Journal of Electrochemical Energy Conversion and Storage ◽

10.1115/1.4035526 ◽

2017 ◽

Vol 14 (1) ◽

Cited By ~ 3

Author(s):

Krishnakumar Gopalakrishnan ◽

Teng Zhang ◽

Gregory J. Offer

Keyword(s):

Discrete Time ◽

Porous Electrode ◽

Hankel Matrix ◽

Lithium Ion ◽

Computation Time ◽

Power Sources ◽

Reduced Order ◽

The Time Domain ◽

Computational Bottleneck ◽

Value Decomposition

Research into reduced-order models (ROM) for Lithium-ion batteries is motivated by the need for a real-time embedded model possessing the accuracy of physics-based models, while retaining computational simplicity comparable to equivalent-circuit models.

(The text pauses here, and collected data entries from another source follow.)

linna_amd/csrc/net_stream_body.inc:

```
    constexpr int NT = NS_NT, NW = NS_NW;
    constexpr int RG = 32;
    constexpr bool SM = ROWS < 16;
    constexpr int RS = SM ? ROWS / 4 : 1;
    constexpr int NQ = SM ? RS : NT;
    constexpr int NACC = SM ? 4 * RS : NT;
#ifdef NS_BODY_SLICE_BF16
    static_assert(BF && !GRAD && STORE == 0 && MOVE == 2, "bf16: the slice evaluation");
#elif defined(NS_BODY_GRAD_BF16)
    static_assert(BF && GRAD && STORE == 2 && MOVE == 0, "bf16: lnP and its gradient in one launch");
#else
    static_assert(!BF || (!GRAD && STORE == 0 && MOVE != 2) || (GRAD && STORE == 3 && MOVE == 0 && ROWS == 4),
                  "bf16: serving, the fused stretch move and the merged training step (4-row engine)");
#endif
    constexpr bool BFT = BF && GRAD && STORE == 3;
    constexpr int AK = BF ? 2 : 1;
    constexpr bool K4 = !SM && !BF && (STORE == 0 || (GRAD && STORE == 2));
    constexpr bool TRB = GRAD && STORE == 3;
    constexpr bool DXE = STORE == 2 || TRB;
    constexpr bool G2 = GRAD && STORE == 2;
    constexpr bool LB = G2;
    constexpr bool LATE_REFILL = true;
#ifdef NS_BODY_HAND
    constexpr bool HAND = true;
    static_assert(PLAIN && !BF && ROWS == 16 && R == 6 && NS_NT == 4 && LATE_REFILL, "the hand-placed step: plain fp32 serving, 16 rows, six slots");
#else
    constexpr bool HAND = false;
#endif
#define NS_HAND_RING \
    "+{v[128:131]}"(Bq[0][0]), "+{v[132:135]}"(Bq[0][1]), "+{v[136:139]}"(Bq[0][2]), "+{v[140:143]}"(Bq[0][3]), \
    "+{v[144:147]}"(Bq[1][0]), "+{v[148:151]}"(Bq[1][1]), "+{v[152:155]}"(Bq[1][2]), "+{v[156:159]}"(Bq[1][3]), \
    "+{v[160:163]}"(Bq[2][0]), "+{v[164:167]}"(Bq[2][1]), "+{v[168:171]}"(Bq[2][2]), "+{v[172:175]}"(Bq[2][3]), \
    "+{v[176:179]}"(Bq[3][0]), "+{v[180:183]}"(Bq[3][1]), "+{v[184:187]}"(Bq[3][2]), "+{v[188:191]}"(Bq[3][3]), \
    "+{v[192:195]}"(Bq[4][0]), "+{v[196:199]}"(Bq[4][1]), "+{v[200:203]}"(Bq[4][2]), "+{v[204:207]}"(Bq[4][3]), \
    "+{v[208:211]}"(Bq[5][0]), "+{v[212:215]}"(Bq[5][1]), "+{v[216:219]}"(Bq[5][2]), "+{v[220:223]}"(Bq[5][3])
#define NS_HAND_A "+{v[224:227]}"(Aq[0][0]), "+{v[228:231]}"(Aq[1][0])
#define NS_HAND_ACC "+{v[232:235]}"(acc[0]), "+{v[236:239]}"(acc[1]), "+{v[240:243]}"(acc[2]), "+{v[244:247]}"(acc[3])
    constexpr bool RNAN = STORE == 1;
    auto relu_f = [](float v) { if constexpr (RNAN) return isnan(v) ? v : fmaxf(v, 0.f); else return fmaxf(v, 0.f); };
    static_assert(ROWS == 16 || ROWS == 8 || ROWS == 4, "rows per workgroup");
    static_assert(R % 2 == 0, "the A double buffer alternates with the ring slot parity");
    extern __shared__ __attribute__((aligned(16))) float smem[];
// ... 309 lines not shown
                asm volatile("global_store_dword %0, %1, off" :: "v"(a.t_xb + (size_t)(row0 + pr) * a.t_ldxb + c), "v"(x) : "memory");
        }
        if constexpr (BF) {
            if (prow) {
                if (c < nin) { const float hi = (float)(__bf16)x; act[pr * LD + c] = hi; act[pr * LD + nin + c] = x - hi; }
                else if (c >= 2 * nin) act[pr * LD + c] = 0.f;
            }
        } else {
            if (prow) act[pr * LD + c] = x;
        }
    }
    __builtin_amdgcn_sched_barrier(0);
#ifdef NS_STAMPS_FINE
    NS_STAMP();
#endif
    NS_PF_ALL(PRE, (LATE_REFILL ? R - 1 : R))
#undef NS_PF_ALL
#undef NS_PF
#pragma unroll
    for (int o = RG / 2; o >= 1; o >>= 1) zz += __shfl_xor(zz, o, 64);
#pragma unroll
    for (int i = 0; i < BMAX; ++i) {
        const int j = tid + i * 64 * NW;
        if (j < nb4) reinterpret_cast<f32x4*>(lbias)[j] = breg[i];
    }
    int* const lsrc = reinterpret_cast<int*>(lbias + ((a.bias_total + 3) & ~3));
    float* const lden = reinterpret_cast<float*>(lsrc + 16);
    if constexpr (STORE == 3) {
        if (prow && pc0 == 0) { lsrc[pr] = zsrc; lden[pr] = zden; }
    }
    float* const lx0 = lden + 16;
// ... 1 lines not shown
    if (a.x0_keep && prow) {
#pragma unroll
        for (int i = 0; i < ZPRE; ++i) {
            const int c = pc0 + i * RG;
            if constexpr (BF) lx0[pr * 64 + c] = c < nin ? act[pr * LD + c] + act[pr * LD + nin + c] : 0.f;
            else lx0[pr * 64 + c] = (c < kpad0) ? act[pr * LD + c] : 0.f;
        }
    }
    }
    asm volatile("s_waitcnt lgkmcnt(0)" ::: "memory");
    __builtin_amdgcn_s_barrier();
    asm volatile("" ::: "memory");
    NS_STAMP();

    if constexpr (HAND) {
#pragma unroll
        for (int t = 0; t < NT; ++t) Bq[R - 1][t] = f32x4{0.f, 0.f, 0.f, 0.f};
        asm volatile("" : NS_HAND_RING :: "memory");
    }
    const uint32_t act_lds = (uint32_t)(uintptr_t)(__attribute__((address_space(3))) void*)act;
    f32x4 acc[NACC];
    f32x4 Aq[2][AK];
    const int sm_arow = (4 * ((lane >> 2) & 3) + (lane & 3)) % ROWS, sm_achunk = lane >> 4;
    int si = 0, pass = 0, P = 0, kleft;
    int s_type, s_steps, s_passes, s_bias, s_dst, s_relu, s_kslice, s_zext, s_ncgl, s_mstore = 0, s_mapply = 0, s_x0col = 0, s_x0n = 0, s_kcl = 0;
    unsigned* const lmask = reinterpret_cast<unsigned*>(lbias + ((a.bias_total + 3) & ~3));
    float lnp_grad = 0.f;
    float* s_gout = nullptr; int s_gld = 0, s_gn = 0;
    const float* s_gmask = nullptr; int s_gmld = 0;
    int s_gbit = -1, s_mbit = -1;
    auto gstore = [&](float* p, float v) { asm volatile("global_store_dword %0, %1, off" :: "v"(p), "v"(v) : "memory"); };
    uint32_t ap;
// ... 52 lines not shown
    auto lds_barrier = [&]() {
        asm volatile("s_waitcnt lgkmcnt(0)" ::: "memory");
        __builtin_amdgcn_s_barrier();
        asm volatile("" ::: "memory");
    };
    if constexpr (PLAIN) {
        asm volatile("" :: "s"(seg_warm));
        plain_take(ka->seg[0]); begin_run(); a_read(Aq[0]); plain_request();
    }
    else {
    load_seg();
    begin_run();
    a_read(Aq[0]);
    }

    auto step = [&](auto Uc, auto Refill) {
        constexpr int U = decltype(Uc)::value;
        constexpr bool refill = decltype(Refill)::value;
        constexpr int RU = LATE_REFILL ? (U + R - 1) % R : U;
        if constexpr (HAND) {
            constexpr int BU = 128 + 16 * U, BR = 128 + 16 * RU, AC = 224 + 4 * (U & 1), AN = 224 + 4 * ((U + 1) & 1);
            constexpr int TW = refill ? 0 : 4 * U;
#define NS_HM(t, s) "v_mfma_f32_16x16x4_f32 v[232+4*" #t ":235+4*" #t "], v[%[ac]+" #s "], v[%[bu]+4*" #t "+" #s "], v[232+4*" #t ":235+4*" #t "]\n\t"
#define NS_HL(t, off) "global_load_dwordx4 v[%[ru]+4*" #t ":%[ru]+4*" #t "+3], %[vo], %[sb] offset:" #off "\n\t"
#define NS_HAND_TEXT(HEAD, L0, L1, L2, L3) HEAD \
            "s_waitcnt lgkmcnt(0)\n\t" \
            "s_waitcnt vmcnt(%[w0])\n\t" \
            NS_HM(0, 0) "ds_read_b128 v[%[an]:%[an]+3], %[ap]\n\t" \
            "s_waitcnt vmcnt(%[w1])\n\t" \
            NS_HM(1, 0) \
            NS_HM(0, 1) L0 \
            NS_HM(1, 1) \
            NS_HM(0, 2) L1 \
            NS_HM(1, 2) \
            NS_HM(0, 3) L2 \
            NS_HM(1, 3) \
            "s_waitcnt vmcnt(%[w2])\n\t" \
            NS_HM(2, 0) L3 \
            "s_waitcnt vmcnt(%[w3])\n\t" \
            NS_HM(3, 0) \
            NS_HM(2, 1) "v_add_u32 %[ap], 64, %[ap]\n\t" \
            NS_HM(3, 1) NS_HM(2, 2) NS_HM(3, 2) NS_HM(2, 3) NS_HM(3, 3)
            if constexpr (refill) {
                const char* const sb = wbase + woff;
#ifdef NS_HAND_PHASE4
#define NS_HAND_HEAD ".p2align 3\n\ts_nop 0\n\t"
#else
#define NS_HAND_HEAD ".p2align 3\n\t"
#endif
                if constexpr (U == 0)
                    asm volatile(NS_HAND_TEXT(NS_HAND_HEAD, NS_HL(0, 0), NS_HL(1, 1024), NS_HL(2, 2048), NS_HL(3, 3072))
                                 : NS_HAND_RING, NS_HAND_A, NS_HAND_ACC, [ap] "+v"(ap)
                                 : [vo] "v"(voff), [sb] "s"(sb), [bu] "n"(BU), [ru] "n"(BR), [ac] "n"(AC), [an] "n"(AN),
                                   [w0] "n"(19), [w1] "n"(18), [w2] "n"(20), [w3] "n"(20) : "memory");
                else
                    asm volatile(NS_HAND_TEXT("", NS_HL(0, 0), NS_HL(1, 1024), NS_HL(2, 2048), NS_HL(3, 3072))
                                 : NS_HAND_RING, NS_HAND_A, NS_HAND_ACC, [ap] "+v"(ap)
                                 : [vo] "v"(voff), [sb] "s"(sb), [bu] "n"(BU), [ru] "n"(BR), [ac] "n"(AC), [an] "n"(AN),
                                   [w0] "n"(19), [w1] "n"(18), [w2] "n"(20), [w3] "n"(20) : "memory");
                wadvance();
            } else {
                asm volatile(NS_HAND_TEXT("", "", "", "", "")
                             : NS_HAND_RING, NS_HAND_A, NS_HAND_ACC, [ap] "+v"(ap)
                             : [bu] "n"(BU), [ac] "n"(AC), [an] "n"(AN),
                               [w0] "n"(19 - TW), [w1] "n"(18 - TW), [w2] "n"(17 - TW), [w3] "n"(16 - TW) : "memory");
            }
#undef NS_HAND_TEXT
#undef NS_HAND_HEAD
#undef NS_HL
#undef NS_HM
        } else {
        if constexpr (BF) asm volatile("s_waitcnt lgkmcnt(0)" : "+v"(Aq[U & 1][0]), "+v"(Aq[U & 1][AK - 1]) :: "memory");
        else asm volatile("s_waitcnt lgkmcnt(0)" : "+v"(Aq[U & 1][0]) :: "memory");
        a_read(Aq[(U + 1) & 1]);
        const f32x4 av = Aq[U & 1][0];
        if constexpr (BF) {
            bf16x8 ab;
#pragma unroll
            for (int e = 0; e < 4; ++e) { ab[e] = (__bf16)Aq[U & 1][0][e]; ab[4 + e] = (__bf16)Aq[U & 1][AK - 1][e]; }
            if constexpr (SM) {
                auto bf_small = [&]() {
                    const s16x4 alo = __builtin_bit_cast(s16x4, __builtin_shufflevector(ab, ab, 0, 1, 2, 3));
                    const s16x4 ahi = __builtin_bit_cast(s16x4, __builtin_shufflevector(ab, ab, 4, 5, 6, 7));
// ... 597 lines not shown
                    take_seg(N2);
                    if constexpr (LB) { s_gbit = ka->gbit[n2i]; s_mbit = ka->mbit[n2i]; s_gn = ka->gn[n2i]; }
                }
            }
            if (si < nseg) {
                begin_run();
                a_read(Aq[(U + 1) & 1]);
                if constexpr (PLAIN) { if (seg_done) plain_request(); }
            }
#ifdef NS_STAMPS_FINE
            if (fine) { asm volatile("s_waitcnt lgkmcnt(0)" ::: "memory"); NS_STAMP(); }
#endif
        }
    };
    using T_ = std::true_type; using F_ = std::false_type;
#define NS_STEP(U, RF) if constexpr (U < R) step(std::integral_constant<int, U>{}, RF{});
    const int ngroups = a.G / R, rem = a.G - ngroups * R;
#pragma unroll 1
    for (int it = 0; it < ngroups; ++it) {
        NS_STEP(0, T_) NS_STEP(1, T_) NS_STEP(2, T_) NS_STEP(3, T_) NS_STEP(4, T_) NS_STEP(5, T_) NS_STEP(6, T_) NS_STEP(7, T_)
    }
#define NS_TAIL(U) if constexpr (U < R - 1) { if (rem > U) step(std::integral_constant<int, U>{}, F_{}); }
    NS_TAIL(0) NS_TAIL(1) NS_TAIL(2) NS_TAIL(3) NS_TAIL(4) NS_TAIL(5) NS_TAIL(6)
#undef NS_STEP
#undef NS_TAIL
    if constexpr (BF) asm volatile("s_waitcnt lgkmcnt(0)" : "+v"(Aq[0][0]), "+v"(Aq[0][AK - 1]), "+v"(Aq[1][0]), "+v"(Aq[1][AK - 1]) :: "memory");
    else asm volatile("s_waitcnt lgkmcnt(0)" : "+v"(Aq[0][0]), "+v"(Aq[1][0]) :: "memory");
    NS_STAMP();

    if constexpr (((STORE == 1 || STORE == 2) && !GRAD) || TRB) { NS_STAMPS_FLUSH(); return; }
    if constexpr (STORE == 3) {
        const float* const F = act + P * ABUF + pr * LD;
        const bool rok = prow && row0 + pr < a.B;
        const float* const Dv = a.u_same ? F : act + (P ^ 1) * ABUF + pr * LD;
        const float* const Uv = a.u_same ? F + a.u_col : F;
        float chi = 0.f;
        for (int c = pc0; c < nout; c += RG) chi += Dv[c] * Uv[c];
#pragma unroll
// ... 125 lines not shown
```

The discrete-time realization algorithm (DRA) proposed by Lee et al. (2012, “One-Dimensional Physics-Based Reduced-Order Model of Lithium-Ion Dynamics,” J. Power Sources, 220, pp. 430–448) can be used to obtain a physics-based ROM in standard state-space form, the time-domain simulation of which yields the evolution of all the electrochemical variables of the standard pseudo-2D porous-electrode battery model. An unresolved issue with this approach is the high computation requirement associated with the DRA, which needs to be repeated across multiple SoC and temperatures. In this paper, we analyze the computational bottleneck in the existing DRA and propose an improved scheme. Our analysis of the existing DRA reveals that singular value decomposition (SVD) of the large Block–Hankel matrix formed by the system's Markov parameters is a key inefficient step. A streamlined DRA approach that bypasses the redundant Block–Hankel matrix formation is presented as a drop-in replacement. Comparisons with existing DRA scheme highlight the significant reduction in computation time and memory usage brought about by the new method. Improved modeling accuracy afforded by our proposed scheme when deployed in a resource-constrained computing environment is also demonstrated.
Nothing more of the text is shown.